* [Work instructions] Would you count how many lines of the entries below include the word "Mpix"? Give nothing but the number.

[Saved data entries]
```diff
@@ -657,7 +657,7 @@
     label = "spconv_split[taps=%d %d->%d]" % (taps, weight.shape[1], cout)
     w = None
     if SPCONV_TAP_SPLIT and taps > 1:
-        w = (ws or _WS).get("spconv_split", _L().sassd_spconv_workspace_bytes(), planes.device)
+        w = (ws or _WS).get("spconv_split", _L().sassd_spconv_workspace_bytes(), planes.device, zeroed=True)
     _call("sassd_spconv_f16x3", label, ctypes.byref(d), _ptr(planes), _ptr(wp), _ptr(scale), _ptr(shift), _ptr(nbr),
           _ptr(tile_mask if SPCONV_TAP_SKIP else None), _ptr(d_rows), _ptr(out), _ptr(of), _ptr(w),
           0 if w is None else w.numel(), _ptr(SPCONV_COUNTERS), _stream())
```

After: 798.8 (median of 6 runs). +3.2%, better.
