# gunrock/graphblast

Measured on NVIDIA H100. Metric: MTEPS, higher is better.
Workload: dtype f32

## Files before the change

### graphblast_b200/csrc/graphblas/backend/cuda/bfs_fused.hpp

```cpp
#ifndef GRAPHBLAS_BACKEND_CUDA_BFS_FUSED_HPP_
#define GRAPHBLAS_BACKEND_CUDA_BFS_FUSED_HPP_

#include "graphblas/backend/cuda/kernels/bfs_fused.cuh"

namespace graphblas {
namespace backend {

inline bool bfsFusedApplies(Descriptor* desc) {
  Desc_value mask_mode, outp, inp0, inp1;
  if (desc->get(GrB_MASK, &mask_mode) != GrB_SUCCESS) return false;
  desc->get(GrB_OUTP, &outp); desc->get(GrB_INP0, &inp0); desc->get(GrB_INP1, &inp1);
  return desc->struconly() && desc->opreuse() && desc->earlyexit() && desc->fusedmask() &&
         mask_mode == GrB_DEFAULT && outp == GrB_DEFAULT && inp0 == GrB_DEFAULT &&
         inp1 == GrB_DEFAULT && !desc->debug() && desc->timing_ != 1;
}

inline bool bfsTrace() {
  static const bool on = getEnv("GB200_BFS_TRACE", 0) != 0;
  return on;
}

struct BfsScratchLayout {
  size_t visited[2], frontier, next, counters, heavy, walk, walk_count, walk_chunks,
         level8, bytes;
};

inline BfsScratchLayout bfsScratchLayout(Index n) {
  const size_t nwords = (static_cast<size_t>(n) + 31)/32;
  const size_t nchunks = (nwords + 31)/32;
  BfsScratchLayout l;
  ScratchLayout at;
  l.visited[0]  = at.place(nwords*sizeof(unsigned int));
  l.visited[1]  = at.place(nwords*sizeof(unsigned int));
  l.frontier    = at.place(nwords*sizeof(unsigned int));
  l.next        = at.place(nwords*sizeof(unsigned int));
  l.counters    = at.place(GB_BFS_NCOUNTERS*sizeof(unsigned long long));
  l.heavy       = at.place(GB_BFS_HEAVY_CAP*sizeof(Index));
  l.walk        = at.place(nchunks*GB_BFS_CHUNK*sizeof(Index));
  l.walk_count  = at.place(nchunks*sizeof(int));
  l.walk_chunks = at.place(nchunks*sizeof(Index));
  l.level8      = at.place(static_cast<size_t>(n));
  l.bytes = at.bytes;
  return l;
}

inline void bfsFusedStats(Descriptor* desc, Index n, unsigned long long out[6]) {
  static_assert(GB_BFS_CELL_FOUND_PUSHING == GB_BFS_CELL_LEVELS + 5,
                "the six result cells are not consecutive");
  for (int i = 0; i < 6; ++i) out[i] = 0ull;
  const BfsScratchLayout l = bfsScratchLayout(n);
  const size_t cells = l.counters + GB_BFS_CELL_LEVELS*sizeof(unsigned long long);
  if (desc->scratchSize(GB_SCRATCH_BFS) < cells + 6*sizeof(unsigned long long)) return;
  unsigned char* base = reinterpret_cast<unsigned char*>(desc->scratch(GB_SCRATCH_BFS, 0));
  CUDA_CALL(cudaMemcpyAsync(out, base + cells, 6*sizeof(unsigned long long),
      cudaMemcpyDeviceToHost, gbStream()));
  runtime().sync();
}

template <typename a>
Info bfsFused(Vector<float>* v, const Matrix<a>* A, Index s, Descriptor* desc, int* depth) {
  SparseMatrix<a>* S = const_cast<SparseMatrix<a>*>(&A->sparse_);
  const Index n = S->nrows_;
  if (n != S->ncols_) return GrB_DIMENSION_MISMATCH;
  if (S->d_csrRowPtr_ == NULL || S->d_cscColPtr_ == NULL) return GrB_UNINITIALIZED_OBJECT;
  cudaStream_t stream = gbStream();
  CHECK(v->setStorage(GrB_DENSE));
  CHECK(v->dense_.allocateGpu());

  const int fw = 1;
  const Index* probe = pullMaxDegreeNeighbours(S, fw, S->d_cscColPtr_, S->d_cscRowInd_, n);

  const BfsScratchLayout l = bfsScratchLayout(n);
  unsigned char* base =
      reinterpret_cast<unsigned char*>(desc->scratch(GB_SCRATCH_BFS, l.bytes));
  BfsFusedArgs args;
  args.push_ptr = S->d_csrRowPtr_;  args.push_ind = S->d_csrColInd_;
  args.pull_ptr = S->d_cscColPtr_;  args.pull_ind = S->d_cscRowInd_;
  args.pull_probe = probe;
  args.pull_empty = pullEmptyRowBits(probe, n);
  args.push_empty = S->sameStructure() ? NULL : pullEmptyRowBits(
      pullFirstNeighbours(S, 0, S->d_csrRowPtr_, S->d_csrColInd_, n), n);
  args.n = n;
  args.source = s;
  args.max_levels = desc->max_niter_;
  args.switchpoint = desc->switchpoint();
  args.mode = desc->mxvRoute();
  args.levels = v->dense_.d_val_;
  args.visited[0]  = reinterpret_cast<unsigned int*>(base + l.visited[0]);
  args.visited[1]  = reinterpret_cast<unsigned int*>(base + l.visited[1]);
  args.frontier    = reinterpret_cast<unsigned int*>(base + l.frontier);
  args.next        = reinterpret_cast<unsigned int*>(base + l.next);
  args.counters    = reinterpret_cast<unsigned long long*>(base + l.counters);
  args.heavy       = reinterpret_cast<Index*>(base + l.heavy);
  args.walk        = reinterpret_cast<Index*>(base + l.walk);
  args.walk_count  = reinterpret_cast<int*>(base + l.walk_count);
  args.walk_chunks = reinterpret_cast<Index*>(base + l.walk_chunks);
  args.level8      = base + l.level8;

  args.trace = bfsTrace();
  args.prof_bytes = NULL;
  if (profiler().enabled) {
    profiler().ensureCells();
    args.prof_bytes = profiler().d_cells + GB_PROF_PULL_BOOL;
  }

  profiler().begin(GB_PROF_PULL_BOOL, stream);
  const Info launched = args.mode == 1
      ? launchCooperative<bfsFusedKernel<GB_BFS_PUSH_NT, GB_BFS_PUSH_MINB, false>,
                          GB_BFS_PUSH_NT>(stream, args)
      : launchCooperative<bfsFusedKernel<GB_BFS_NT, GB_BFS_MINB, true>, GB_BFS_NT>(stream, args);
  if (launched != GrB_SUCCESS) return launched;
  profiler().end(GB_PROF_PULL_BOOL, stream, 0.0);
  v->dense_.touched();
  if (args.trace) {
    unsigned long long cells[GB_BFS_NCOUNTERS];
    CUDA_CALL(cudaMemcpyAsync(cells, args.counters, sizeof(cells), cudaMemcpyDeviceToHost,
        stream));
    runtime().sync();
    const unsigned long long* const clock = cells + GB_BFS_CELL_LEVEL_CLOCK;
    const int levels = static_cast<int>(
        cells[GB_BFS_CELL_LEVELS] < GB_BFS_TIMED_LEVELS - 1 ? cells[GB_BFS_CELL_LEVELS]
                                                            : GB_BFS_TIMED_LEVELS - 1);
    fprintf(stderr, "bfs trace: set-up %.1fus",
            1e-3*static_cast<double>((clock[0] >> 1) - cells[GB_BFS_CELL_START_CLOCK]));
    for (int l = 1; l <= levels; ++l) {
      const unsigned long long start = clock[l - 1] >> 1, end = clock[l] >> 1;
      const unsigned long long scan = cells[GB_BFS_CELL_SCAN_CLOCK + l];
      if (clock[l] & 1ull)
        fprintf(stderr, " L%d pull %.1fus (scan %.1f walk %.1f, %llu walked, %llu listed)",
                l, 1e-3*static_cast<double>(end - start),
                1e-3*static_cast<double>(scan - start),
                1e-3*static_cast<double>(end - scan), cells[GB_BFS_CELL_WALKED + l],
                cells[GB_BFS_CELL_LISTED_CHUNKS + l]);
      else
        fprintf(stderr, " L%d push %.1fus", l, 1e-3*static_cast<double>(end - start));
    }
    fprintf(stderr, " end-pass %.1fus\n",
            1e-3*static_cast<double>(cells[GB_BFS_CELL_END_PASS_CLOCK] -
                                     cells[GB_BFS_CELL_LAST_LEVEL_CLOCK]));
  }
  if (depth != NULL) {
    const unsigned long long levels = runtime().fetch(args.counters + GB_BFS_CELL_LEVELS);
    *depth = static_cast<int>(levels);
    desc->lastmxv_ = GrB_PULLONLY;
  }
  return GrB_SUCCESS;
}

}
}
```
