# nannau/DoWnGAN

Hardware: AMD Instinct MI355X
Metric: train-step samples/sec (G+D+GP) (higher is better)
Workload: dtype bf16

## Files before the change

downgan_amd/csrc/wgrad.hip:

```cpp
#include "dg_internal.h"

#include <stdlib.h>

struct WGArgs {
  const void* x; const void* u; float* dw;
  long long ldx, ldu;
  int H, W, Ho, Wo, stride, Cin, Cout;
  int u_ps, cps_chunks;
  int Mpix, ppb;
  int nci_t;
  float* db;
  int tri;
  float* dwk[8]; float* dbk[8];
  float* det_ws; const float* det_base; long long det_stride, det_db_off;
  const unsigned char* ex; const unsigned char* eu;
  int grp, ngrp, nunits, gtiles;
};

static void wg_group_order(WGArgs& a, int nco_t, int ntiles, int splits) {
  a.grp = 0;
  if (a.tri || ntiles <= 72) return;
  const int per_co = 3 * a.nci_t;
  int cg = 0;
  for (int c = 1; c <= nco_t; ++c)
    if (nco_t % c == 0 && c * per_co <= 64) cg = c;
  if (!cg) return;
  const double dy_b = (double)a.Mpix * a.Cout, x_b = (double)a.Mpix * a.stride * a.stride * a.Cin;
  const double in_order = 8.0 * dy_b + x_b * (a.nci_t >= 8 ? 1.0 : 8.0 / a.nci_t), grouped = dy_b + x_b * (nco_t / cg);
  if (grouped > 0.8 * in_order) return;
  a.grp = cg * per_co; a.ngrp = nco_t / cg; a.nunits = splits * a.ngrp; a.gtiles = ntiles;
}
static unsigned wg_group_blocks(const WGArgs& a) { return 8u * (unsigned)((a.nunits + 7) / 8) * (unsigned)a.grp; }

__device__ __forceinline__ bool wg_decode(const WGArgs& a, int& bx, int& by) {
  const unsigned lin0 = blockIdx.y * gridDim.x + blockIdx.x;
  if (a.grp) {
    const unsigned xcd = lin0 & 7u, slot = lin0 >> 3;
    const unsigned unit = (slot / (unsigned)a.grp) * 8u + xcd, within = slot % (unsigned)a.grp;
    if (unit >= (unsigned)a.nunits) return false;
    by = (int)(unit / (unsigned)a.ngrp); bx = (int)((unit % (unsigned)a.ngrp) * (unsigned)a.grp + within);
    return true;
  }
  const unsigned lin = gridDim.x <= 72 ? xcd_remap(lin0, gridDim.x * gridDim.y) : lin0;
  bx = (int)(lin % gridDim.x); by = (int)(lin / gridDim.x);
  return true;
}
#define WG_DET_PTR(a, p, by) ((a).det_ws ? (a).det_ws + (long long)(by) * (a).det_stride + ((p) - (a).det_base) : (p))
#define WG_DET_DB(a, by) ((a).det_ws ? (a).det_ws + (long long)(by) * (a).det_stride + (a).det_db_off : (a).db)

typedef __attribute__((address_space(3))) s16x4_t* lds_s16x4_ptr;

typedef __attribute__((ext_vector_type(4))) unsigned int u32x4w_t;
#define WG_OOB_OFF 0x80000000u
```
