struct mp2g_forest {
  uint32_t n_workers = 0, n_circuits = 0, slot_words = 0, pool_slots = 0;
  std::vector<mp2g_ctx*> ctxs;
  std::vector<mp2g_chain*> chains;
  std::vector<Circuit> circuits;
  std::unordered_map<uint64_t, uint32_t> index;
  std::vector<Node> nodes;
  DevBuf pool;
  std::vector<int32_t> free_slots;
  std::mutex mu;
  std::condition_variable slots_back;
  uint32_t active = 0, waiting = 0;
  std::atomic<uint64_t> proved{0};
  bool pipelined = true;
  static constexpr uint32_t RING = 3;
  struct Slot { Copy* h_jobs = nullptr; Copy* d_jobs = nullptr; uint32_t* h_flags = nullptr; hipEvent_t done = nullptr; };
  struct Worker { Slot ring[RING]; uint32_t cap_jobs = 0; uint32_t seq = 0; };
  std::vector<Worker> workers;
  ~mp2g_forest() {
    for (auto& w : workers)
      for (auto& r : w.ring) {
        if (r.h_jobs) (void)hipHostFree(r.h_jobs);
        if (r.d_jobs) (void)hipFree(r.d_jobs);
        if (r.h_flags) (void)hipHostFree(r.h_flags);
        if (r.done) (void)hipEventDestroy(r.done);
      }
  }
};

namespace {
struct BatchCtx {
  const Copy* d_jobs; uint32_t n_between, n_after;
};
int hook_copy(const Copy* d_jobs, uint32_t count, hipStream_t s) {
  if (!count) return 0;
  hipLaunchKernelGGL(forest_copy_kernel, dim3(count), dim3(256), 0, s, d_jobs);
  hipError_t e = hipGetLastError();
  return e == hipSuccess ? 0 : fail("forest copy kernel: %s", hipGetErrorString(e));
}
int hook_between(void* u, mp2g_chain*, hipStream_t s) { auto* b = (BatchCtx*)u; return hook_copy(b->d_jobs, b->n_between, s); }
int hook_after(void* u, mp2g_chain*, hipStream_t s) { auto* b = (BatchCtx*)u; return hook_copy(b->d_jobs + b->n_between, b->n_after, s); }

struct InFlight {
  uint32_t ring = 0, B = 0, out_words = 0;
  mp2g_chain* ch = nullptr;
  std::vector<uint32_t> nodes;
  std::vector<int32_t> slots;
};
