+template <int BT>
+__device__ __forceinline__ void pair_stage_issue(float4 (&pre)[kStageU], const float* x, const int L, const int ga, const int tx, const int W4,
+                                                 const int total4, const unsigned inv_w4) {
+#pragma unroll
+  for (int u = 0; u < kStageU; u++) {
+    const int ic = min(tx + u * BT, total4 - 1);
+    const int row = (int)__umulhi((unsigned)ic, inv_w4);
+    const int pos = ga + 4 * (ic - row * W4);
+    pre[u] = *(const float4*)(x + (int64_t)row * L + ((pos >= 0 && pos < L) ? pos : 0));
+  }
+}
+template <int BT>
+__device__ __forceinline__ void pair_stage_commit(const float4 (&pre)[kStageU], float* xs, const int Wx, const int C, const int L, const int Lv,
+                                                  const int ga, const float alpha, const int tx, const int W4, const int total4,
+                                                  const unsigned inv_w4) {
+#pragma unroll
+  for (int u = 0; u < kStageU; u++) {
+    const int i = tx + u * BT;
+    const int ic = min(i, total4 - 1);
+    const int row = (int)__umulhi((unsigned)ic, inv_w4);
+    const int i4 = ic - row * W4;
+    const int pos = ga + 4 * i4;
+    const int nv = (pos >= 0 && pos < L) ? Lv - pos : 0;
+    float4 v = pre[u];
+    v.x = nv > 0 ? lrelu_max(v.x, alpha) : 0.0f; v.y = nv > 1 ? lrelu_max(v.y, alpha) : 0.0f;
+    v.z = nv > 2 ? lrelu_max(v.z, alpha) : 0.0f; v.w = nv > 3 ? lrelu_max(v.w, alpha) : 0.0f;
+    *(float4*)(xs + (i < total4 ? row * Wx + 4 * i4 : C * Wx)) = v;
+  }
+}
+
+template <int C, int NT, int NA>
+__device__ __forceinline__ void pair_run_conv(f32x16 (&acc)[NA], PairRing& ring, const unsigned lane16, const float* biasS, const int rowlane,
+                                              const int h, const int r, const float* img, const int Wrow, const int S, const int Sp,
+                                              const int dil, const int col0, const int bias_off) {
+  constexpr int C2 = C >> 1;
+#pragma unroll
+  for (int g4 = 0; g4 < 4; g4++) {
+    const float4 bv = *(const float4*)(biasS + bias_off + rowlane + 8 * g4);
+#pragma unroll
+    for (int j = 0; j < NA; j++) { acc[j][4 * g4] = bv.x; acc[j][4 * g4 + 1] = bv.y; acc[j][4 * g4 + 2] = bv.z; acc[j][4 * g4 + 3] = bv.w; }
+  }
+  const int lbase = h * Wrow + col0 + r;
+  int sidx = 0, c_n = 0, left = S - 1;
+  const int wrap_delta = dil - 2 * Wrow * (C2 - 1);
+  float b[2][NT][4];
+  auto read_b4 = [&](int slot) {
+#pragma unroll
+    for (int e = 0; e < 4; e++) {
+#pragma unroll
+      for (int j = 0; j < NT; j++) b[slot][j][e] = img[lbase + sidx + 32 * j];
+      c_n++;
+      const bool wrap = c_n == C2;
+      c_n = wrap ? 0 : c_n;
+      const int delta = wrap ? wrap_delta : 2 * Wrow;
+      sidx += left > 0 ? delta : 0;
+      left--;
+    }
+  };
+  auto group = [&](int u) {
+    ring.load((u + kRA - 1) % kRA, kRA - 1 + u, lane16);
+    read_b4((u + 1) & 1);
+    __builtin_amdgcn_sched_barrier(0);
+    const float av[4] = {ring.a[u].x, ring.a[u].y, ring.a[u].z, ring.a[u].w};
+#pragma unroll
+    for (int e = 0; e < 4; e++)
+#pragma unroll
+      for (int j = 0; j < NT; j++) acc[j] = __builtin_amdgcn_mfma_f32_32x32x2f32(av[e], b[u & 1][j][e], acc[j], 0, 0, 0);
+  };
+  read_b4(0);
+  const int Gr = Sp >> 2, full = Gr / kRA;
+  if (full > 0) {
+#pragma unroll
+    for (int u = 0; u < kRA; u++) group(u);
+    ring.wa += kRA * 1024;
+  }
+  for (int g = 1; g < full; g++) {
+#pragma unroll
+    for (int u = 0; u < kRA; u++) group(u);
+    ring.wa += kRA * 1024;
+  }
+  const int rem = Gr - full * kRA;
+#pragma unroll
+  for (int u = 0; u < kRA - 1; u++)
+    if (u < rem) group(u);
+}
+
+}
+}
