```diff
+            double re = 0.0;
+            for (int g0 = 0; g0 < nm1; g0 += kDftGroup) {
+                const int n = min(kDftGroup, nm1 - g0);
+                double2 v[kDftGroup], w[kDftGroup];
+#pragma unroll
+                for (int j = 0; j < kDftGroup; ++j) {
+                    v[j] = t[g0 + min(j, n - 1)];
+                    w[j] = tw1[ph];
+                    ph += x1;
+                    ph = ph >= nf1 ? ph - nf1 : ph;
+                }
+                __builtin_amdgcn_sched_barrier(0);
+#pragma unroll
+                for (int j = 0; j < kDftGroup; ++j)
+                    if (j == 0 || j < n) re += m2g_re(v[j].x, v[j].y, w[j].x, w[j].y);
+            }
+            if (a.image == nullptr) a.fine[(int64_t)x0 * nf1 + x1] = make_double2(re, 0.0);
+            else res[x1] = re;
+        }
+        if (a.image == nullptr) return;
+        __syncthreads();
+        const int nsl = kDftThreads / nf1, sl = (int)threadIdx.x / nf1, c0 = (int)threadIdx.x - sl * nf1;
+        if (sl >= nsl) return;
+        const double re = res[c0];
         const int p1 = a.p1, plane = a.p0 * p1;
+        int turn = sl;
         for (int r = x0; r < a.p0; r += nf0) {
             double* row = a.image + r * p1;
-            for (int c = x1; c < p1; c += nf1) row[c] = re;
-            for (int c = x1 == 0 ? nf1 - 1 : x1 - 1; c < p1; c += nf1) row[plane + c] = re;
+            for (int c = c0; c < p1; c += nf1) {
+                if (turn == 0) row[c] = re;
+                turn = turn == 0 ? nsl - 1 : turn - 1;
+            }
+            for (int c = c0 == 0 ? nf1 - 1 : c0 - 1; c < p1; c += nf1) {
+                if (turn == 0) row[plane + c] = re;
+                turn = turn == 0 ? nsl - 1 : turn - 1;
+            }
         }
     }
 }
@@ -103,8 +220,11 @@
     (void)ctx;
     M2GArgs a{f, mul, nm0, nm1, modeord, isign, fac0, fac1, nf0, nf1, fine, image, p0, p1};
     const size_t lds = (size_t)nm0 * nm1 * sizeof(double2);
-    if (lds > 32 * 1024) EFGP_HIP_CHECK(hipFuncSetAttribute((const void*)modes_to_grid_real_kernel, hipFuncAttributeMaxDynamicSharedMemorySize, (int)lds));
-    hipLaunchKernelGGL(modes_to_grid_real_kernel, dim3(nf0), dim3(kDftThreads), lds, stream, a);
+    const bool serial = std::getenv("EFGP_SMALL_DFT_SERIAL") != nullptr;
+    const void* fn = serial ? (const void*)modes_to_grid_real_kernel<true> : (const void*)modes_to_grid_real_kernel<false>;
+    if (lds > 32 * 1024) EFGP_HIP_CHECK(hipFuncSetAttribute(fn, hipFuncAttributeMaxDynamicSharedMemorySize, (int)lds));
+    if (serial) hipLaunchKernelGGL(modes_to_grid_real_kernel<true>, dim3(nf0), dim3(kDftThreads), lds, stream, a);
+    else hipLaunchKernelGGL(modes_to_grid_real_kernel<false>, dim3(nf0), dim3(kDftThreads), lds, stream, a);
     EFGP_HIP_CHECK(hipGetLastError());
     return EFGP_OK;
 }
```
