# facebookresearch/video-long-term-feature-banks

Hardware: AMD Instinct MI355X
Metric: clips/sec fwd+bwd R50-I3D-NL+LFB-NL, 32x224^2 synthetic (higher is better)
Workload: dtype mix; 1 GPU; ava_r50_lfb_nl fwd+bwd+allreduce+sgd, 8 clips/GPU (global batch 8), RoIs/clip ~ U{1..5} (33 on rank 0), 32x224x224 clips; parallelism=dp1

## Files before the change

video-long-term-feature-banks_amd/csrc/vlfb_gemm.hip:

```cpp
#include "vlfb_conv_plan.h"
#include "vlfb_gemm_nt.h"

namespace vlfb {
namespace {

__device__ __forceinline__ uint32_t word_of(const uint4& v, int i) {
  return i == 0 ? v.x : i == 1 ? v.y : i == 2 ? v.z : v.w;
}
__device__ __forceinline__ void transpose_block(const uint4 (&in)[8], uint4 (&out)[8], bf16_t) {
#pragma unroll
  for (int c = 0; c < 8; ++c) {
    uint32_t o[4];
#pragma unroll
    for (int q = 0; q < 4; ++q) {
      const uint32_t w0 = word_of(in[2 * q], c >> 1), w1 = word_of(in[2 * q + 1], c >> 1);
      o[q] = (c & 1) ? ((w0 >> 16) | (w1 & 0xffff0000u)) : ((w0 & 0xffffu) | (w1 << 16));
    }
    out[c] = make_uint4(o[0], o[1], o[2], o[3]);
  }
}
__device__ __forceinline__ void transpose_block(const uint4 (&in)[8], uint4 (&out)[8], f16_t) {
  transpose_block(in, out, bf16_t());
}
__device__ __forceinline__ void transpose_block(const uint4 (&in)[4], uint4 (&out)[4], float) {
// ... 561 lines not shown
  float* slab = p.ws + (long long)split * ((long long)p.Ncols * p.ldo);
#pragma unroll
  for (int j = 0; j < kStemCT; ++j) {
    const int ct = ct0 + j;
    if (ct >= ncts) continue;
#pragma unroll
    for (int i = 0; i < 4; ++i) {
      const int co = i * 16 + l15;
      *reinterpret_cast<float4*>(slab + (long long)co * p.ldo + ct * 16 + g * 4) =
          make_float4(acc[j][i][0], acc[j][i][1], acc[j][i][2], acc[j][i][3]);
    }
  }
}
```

* [Answer space] 2